# SidRama/Longitudinal-VAE

Hardware: AMD Instinct MI355X
Metric: ELBO-steps/sec (exact-KL L-VAE step, Health-MNIST N=4096 L=16) (higher is better)
Workload: dtype f16x3-split (fp32-equivalent)

## Files before the change

longitudinal-vae_amd/csrc/kl_hyper.hip:

```cpp
#include "blkinv.hpp"
#include "gram_tab.hpp"
#include "prof.hpp"

namespace lvae {

constexpr int kHbMaxBin = 4;
constexpr int kHbBins = 128;
constexpr int kHbBins2 = 4096;
constexpr int kHbRun = 64;
constexpr int kHbSmall = 16;
constexpr int kHbSmallest = 4;
constexpr int kHbNear = 4;
constexpr int kHbBlk = 4;
constexpr int kHbT = 64;
constexpr int kHbTP = 68;
constexpr int kHbNB = 24;
constexpr int kHbNQ = kHbNB / 4;
constexpr int kHbNearS = 2 * kHbBins2;
constexpr int kHbNearK = kHbNearS + kHbNear + 1;
constexpr int kHbA = kHbNearK + kHbNear;
constexpr int kHbTail = 2 * kHbNear + 1 + kHbBins;
constexpr int kHbPart = 2 * kHbBins2 + kHbTail;

struct HbDev {
  int on, nbin, big, nbins, nb2, nnear;
  int gmin[kTabMaxBits], grng[kTabMaxBits];
  int wmin[kTabMaxG], wrng[kTabMaxG];
  int bmask[kHbMaxBin], bgrp[kHbMaxBin], boff[kHbMaxBin], bn[kHbMaxBin], b2off[kHbMaxBin];
  int cbin[LVAE_MAX_COMP];
  int nslot[kHbNear];
};

typedef unsigned hb_u32x4 __attribute__((ext_vector_type(4)));

struct HbWs {
  HbDev* dev;
  uint8_t* pbin;
  int* rs;
  int* re;
  double* part;
  float* tab;
  hb_u32x4* rkey;
  double* hscr;
  double* nscr;
  size_t bytes;
  HbWs(char* base, int np_, int L) {
    size_t off = 0;
    auto take = [&](size_t b) {
      char* p = base ? base + off : nullptr;
      off += align256(b);
      return p;
    };
    dev = (HbDev*)take(sizeof(HbDev));
    pbin = (uint8_t*)take((size_t)kHbMaxBin * np_);
    rs = (int*)take((size_t)np_ * sizeof(int));
    re = (int*)take((size_t)np_ * sizeof(int));
    part = (double*)take((size_t)L * (np_ / kHbT) * kHbPart * sizeof(double));
    tab = (float*)take((size_t)L * kTabMaxBwdLds * sizeof(float));
    rkey = (hb_u32x4*)take((size_t)np_ * sizeof(hb_u32x4));
    hscr = (double*)take((size_t)L * (np_ / kHbT) * kHbBins * kHbT * sizeof(double));
    nscr = (double*)take((size_t)L * (np_ / kHbT) * kHbNB * 256 * sizeof(double));
    bytes = off;
  }
};
size_t kl_hyper_bytes(int np_, int L) { return HbWs(nullptr, np_, L).bytes; }
HbDev* kl_hyper_dev(void* base, int np_, int L) { return HbWs((char*)base, np_, L).dev; }

__global__ __launch_bounds__(1024) void hb_plan_kernel(GramTab tb, const double* __restrict__ x, int ldx, int n,
                                                       int np_, const int* __restrict__ covflag, HbWs ws, int enable) {
  __shared__ int lo[kTabMaxBits + kTabMaxG], hi[kTabMaxBits + kTabMaxG];
  __shared__ int fail;
  __shared__ HbDev d;
  const int tid = threadIdx.x, nd = tb.nbits + tb.ng;
  if (*covflag != 2) {
    if (tid == 0) ws.dev->on = 0;
    return;
  }
  if (tid < kTabMaxBits + kTabMaxG) {
    lo[tid] = INT_MAX;
    hi[tid] = INT_MIN;
  }
  if (tid == 0) fail = 0;
  __syncthreads();
  for (int q = 0; q < nd; ++q) {
    const int dim = q < tb.nbits ? tb.bdim[q] : tb.gdim[q - tb.nbits];
    if (dim < 0) continue;
    int mn = INT_MAX, mx = INT_MIN;
    for (int i = tid; i < n; i += 1024) {
      const int v = (int)x[(int64_t)i * ldx + dim];
      mn = min(mn, v);
      mx = max(mx, v);
    }
#pragma unroll
    for (int o = 32; o > 0; o >>= 1) {
      mn = min(mn, __shfl_xor(mn, o, 64));
      mx = max(mx, __shfl_xor(mx, o, 64));
    }
    if ((tid & 63) == 0) {
      atomicMin(&lo[q], mn);
      atomicMax(&hi[q], mx);
    }
  }
  __syncthreads();
  if (tid == 0) {
    HbDev p{};
    int f = 0;
    p.big = -1;
    for (int b = 0; b < tb.nbits; ++b) {
      p.gmin[b] = lo[b];
      p.grng[b] = hi[b] - lo[b] + 1;
      if (tb.bkind[b] == LVAE_CAT && p.grng[b] > kHbSmallest && (p.big < 0 || p.grng[b] > p.grng[p.big])) p.big = b;
    }
    for (int b = 0; b < tb.nbits; ++b)
      if (b != p.big && tb.bkind[b] == LVAE_CAT && p.grng[b] > kHbSmall) f = 1;
    for (int g = 0; g < tb.ng; ++g) {
      p.wmin[g] = tb.gdim[g] >= 0 ? lo[tb.nbits + g] : 0;
      p.wrng[g] = tb.gdim[g] >= 0 ? hi[tb.nbits + g] - lo[tb.nbits + g] + 1 : 1;
    }
    for (int r = 0; r < tb.n_comp; ++r) {
      p.cbin[r] = -1;
      if (p.big >= 0 && ((tb.cmask[r] >> p.big) & 1)) continue;
      const int grp = tb.ckind[r] >= 0 ? tb.cgrp[r] : -1;
      int g = 0;
      while (g < p.nbin && !(p.bmask[g] == tb.cmask[r] && p.bgrp[g] == grp)) ++g;
      if (g == p.nbin) {
        if (p.nbin == kHbMaxBin) {
          f = 1;
          break;
        }
        long long nb = grp >= 0 ? p.wrng[grp] : 1;
        for (int b = 0; b < tb.nbits; ++b)
          if ((tb.cmask[r] >> b) & 1) nb *= p.grng[b];
        if (nb > kHbBins) {
          f = 1;
          break;
        }
        p.bmask[g] = tb.cmask[r];
        p.bgrp[g] = grp;
        p.bn[g] = (int)nb;
        p.boff[g] = p.nbins;
        p.b2off[g] = p.nb2;
        p.nbins += (int)nb;
        p.nb2 += (int)(nb * nb);
        ++p.nbin;
      }
      p.cbin[r] = g;
    }
    if (p.nbins > kHbBins || p.nb2 > kHbBins2) f = 1;
    {
      int nblk = 0;
      for (int g = 0; g < p.nbin; ++g) nblk += (p.bn[g] + 31) / 32;
      if (nblk > kHbBlk) f = 1;
    }
    for (int k = 0; k < tb.pbeg[tb.ng] && !f; ++k)
      if (p.cbin[tb.pcomp[tb.porder[k]]] < 0) {
        if (p.nnear == kHbNear) f = 1;
        else p.nslot[p.nnear++] = k;
      }
    d = p;
    fail = f;
  }
  __syncthreads();
  const int bd = d.big >= 0 ? tb.bdim[d.big] : -1;
  int bad = 0;
  for (int i = tid; i < np_; i += 1024) {
    int s = -1, e = -1;
    if (bd >= 0 && i < n) {
      const double v = x[(int64_t)i * ldx + bd];
      if (i > 0 && x[(int64_t)(i - 1) * ldx + bd] > v) bad = 1;
      s = i;
      while (s > 0 && i - s < kHbRun && x[(int64_t)(s - 1) * ldx + bd] == v) --s;
      e = i + 1;
      while (e < n && e - i < kHbRun && x[(int64_t)e * ldx + bd] == v) ++e;
      if (e - s > kHbRun || (s > 0 && x[(int64_t)(s - 1) * ldx + bd] == v) || (e < n && x[(int64_t)e * ldx + bd] == v))
        bad = 1;
    }
    ws.rs[i] = s;
    ws.re[i] = e;
    hb_u32x4 key = {0u, 0u, 0u, 0u};
    if (i < n) {
      for (int b = 0; b < tb.nbits; ++b) {
        const int xv = (int)x[(int64_t)i * ldx + tb.bdim[b]], v = xv - d.gmin[b];
        if (b == d.big) continue;
        if (tb.bkind[b] == LVAE_CAT) {
          if (v < 0 || v > 63) bad = 1;
          key.x |= (unsigned)(v & 63) << (6 * b);
        } else {
          if (xv != 0 && xv != 1) bad = 1;
          key.w |= (unsigned)(xv == 1) << b;
        }
      }
      for (int g = 0; g < tb.ng; ++g) {
        if (tb.gdim[g] < 0) continue;
        const int v = (int)x[(int64_t)i * ldx + tb.gdim[g]] - d.wmin[g];
        if (v < 0 || v > 65535) bad = 1;
        const unsigned u = (unsigned)(v & 0xffff);
        if (g == 0) key.y |= u;
        else if (g == 1) key.y |= u << 16;
        else key.z |= u;
      }
    }
    ws.rkey[i] = key;
    for (int g = 0; g < kHbMaxBin; ++g) {
      int idx = 255;
      if (g < d.nbin && i < n) {
        idx = 0;
        for (int b = 0; b < tb.nbits; ++b)
          if ((d.bmask[g] >> b) & 1) idx = idx * d.grng[b] + ((int)x[(int64_t)i * ldx + tb.bdim[b]] - d.gmin[b]);
        if (d.bgrp[g] >= 0) idx = idx * d.wrng[d.bgrp[g]] + ((int)x[(int64_t)i * ldx + tb.gdim[d.bgrp[g]]] - d.wmin[d.bgrp[g]]);
      }
      ws.pbin[(size_t)g * np_ + i] = (uint8_t)idx;
    }
  }
  if (__any(bad) && (tid & 63) == 0) atomicOr(&fail, 1);
  __syncthreads();
  if (tid == 0) {
    HbDev p = d;
    p.on = (!fail && enable) ? 1 : 0;
    *ws.dev = p;
  }
}


__global__ __launch_bounds__(256) void hb_tab_kernel(GramTab tb, HbWs ws, const double* __restrict__ params) {
  __shared__ float sp[64];
  const int tid = threadIdx.x, l = blockIdx.y, e = blockIdx.x * 256 + tid;
  if (!ws.dev->on) return;
  if (tid < tb.n_params) sp[tid] = float(params[(int64_t)l * tb.n_params + tid]);
  __syncthreads();
  if (e < tb.pbeg[tb.ng] * (1 << tb.nbits) * kTabR) ws.tab[(int64_t)l * kTabMaxBwdLds + e] = tab_bwd_entry(tb, sp, e);
}

__device__ inline unsigned hb_pair_code(hb_u32x4 ki, hb_u32x4 kj, unsigned catbits, int ng) {
  const unsigned x = ki.x ^ kj.x, x1 = x | (x >> 1), x3 = x1 | (x1 >> 2), x5 = x3 | (x1 >> 4);
  const unsigned fail = (((x5 & 0x1041041u) * 0x108421u) >> 20) & 31u;
  unsigned c = (catbits & ~fail) | (ki.w & kj.w);
  const unsigned a0 = ki.y & 0xffffu, b0 = kj.y & 0xffffu, a1 = ki.y >> 16, b1 = kj.y >> 16;
  const unsigned a2 = ki.z & 0xffffu, b2 = kj.z & 0xffffu;
  const unsigned d0 = a0 > b0 ? a0 - b0 : b0 - a0, d1 = a1 > b1 ? a1 - b1 : b1 - a1, d2 = a2 > b2 ? a2 - b2 : b2 - a2;
  const unsigned cap = (unsigned)kTabD;
  c |= (d0 < cap ? d0 : cap) << 8;
  if (ng > 1) c |= (d1 < cap ? d1 : cap) << 16;
  if (ng > 2) c |= (d2 < cap ? d2 : cap) << 24;
  return c;
}

__device__ inline unsigned hb_catbits(const GramTab& tb) {
  unsigned m = 0;
#pragma unroll
  for (int b = 0; b < kTabMaxBits; ++b)
    if (b < tb.nbits && tb.bkind[b] == LVAE_CAT) m |= 1u << b;
  return m;
}

__device__ inline void hb_near_tables(const GramTab& tb, const HbDev& d, const float* __restrict__ gt, int tstride,
                                      float* __restrict__ tab, int* __restrict__ sgrp) {
  const int tid = threadIdx.x;
  if (tid < d.nnear) sgrp[tid] = tb.cgrp[tb.pcomp[tb.porder[d.nslot[tid]]]];
  for (int e = tid; e < d.nnear * tstride; e += blockDim.x) tab[e] = gt[d.nslot[e / tstride] * tstride + e % tstride];
}

__device__ inline float hb_near_d(const float* tab, int tk, unsigned code, int grp) {
  return tab[tk + (int)(code & 0xffu) * kTabR + (int)((code >> (8 * (grp + 1))) & 0xffu)];
}

__global__ __launch_bounds__(256) void hb_near_kernel(GramTab tb, HbWs ws, int n, int np_,
                                                      const float* __restrict__ Kinv, const double* __restrict__ alpha) {
  __shared__ HbDev d;
  __shared__ int sgrp[kHbNear];
  __shared__ double red[4][kHbNear];
  extern __shared__ float ntab[];
  const int tid = threadIdx.x, lane = tid & 63, w = tid >> 6, I = blockIdx.x, l = blockIdx.y, I0 = I * kHbT;
  if (tid == 0) d = *ws.dev;
  __syncthreads();
  if (!d.on) return;
  const int tstride = (1 << tb.nbits) * kTabR, nnear = d.nnear;
  hb_near_tables(tb, d, ws.tab + (int64_t)l * kTabMaxBwdLds, tstride, ntab, sgrp);
  __syncthreads();
  const float* K = Kinv + (int64_t)l * np_ * np_;
  const double* al = alpha + (int64_t)l * np_;
  const unsigned catbits = hb_catbits(tb);
  double acc[kHbNear];
#pragma unroll
  for (int k = 0; k < kHbNear; ++k) acc[k] = 0.0;
  if (d.big >= 0) {
    for (int e = tid; e < kHbT * kHbRun; e += 256) {
      const int i = I0 + e / kHbRun, jj = e % kHbRun;
      if (i >= n) continue;
      const int s = ws.rs[i], len = ws.re[i] - s;
      if (jj >= len) continue;
      const int j = s + jj;
      const unsigned c = hb_pair_code(ws.rkey[i], ws.rkey[j], catbits, tb.ng);
      const double val = 0.5 * ((double)K[(int64_t)i * np_ + j] - al[i] * al[j]);
#pragma unroll
      for (int k = 0; k < kHbNear; ++k)
        if (k < nnear) acc[k] += val * (double)hb_near_d(ntab, k * tstride, c, sgrp[k]);
    }
  }
#pragma unroll
  for (int k = 0; k < kHbNear; ++k) {
    const double sk = wave_sum(acc[k]);
    if (lane == 0) red[w][k] = sk;
  }
  __syncthreads();
  if (tid < kHbNear)
    ws.part[((int64_t)l * (np_ / kHbT) + I) * kHbPart + kHbNearK + tid] =
        ((red[0][tid] + red[1][tid]) + red[2][tid]) + red[3][tid];
}


#ifdef LVAE_HB_STAMP
#define HB_STAMP(t)                                                                   \
  do {                                                                                \
    __builtin_amdgcn_sched_barrier(0);                                                \
    asm volatile("s_memtime %0\n\ts_waitcnt lgkmcnt(0)" : "=s"(t)::"memory");       \
    __builtin_amdgcn_sched_barrier(0);                                                \
  } while (0)
#else
#define HB_STAMP(t) \
  do {              \
  } while (0)
#endif
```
* * * * * * * * *
#### EXERCISE:
Tell how many lines above include the word "blockIdx". Give the number alone.

#### EXERCISE OUTPUT:
2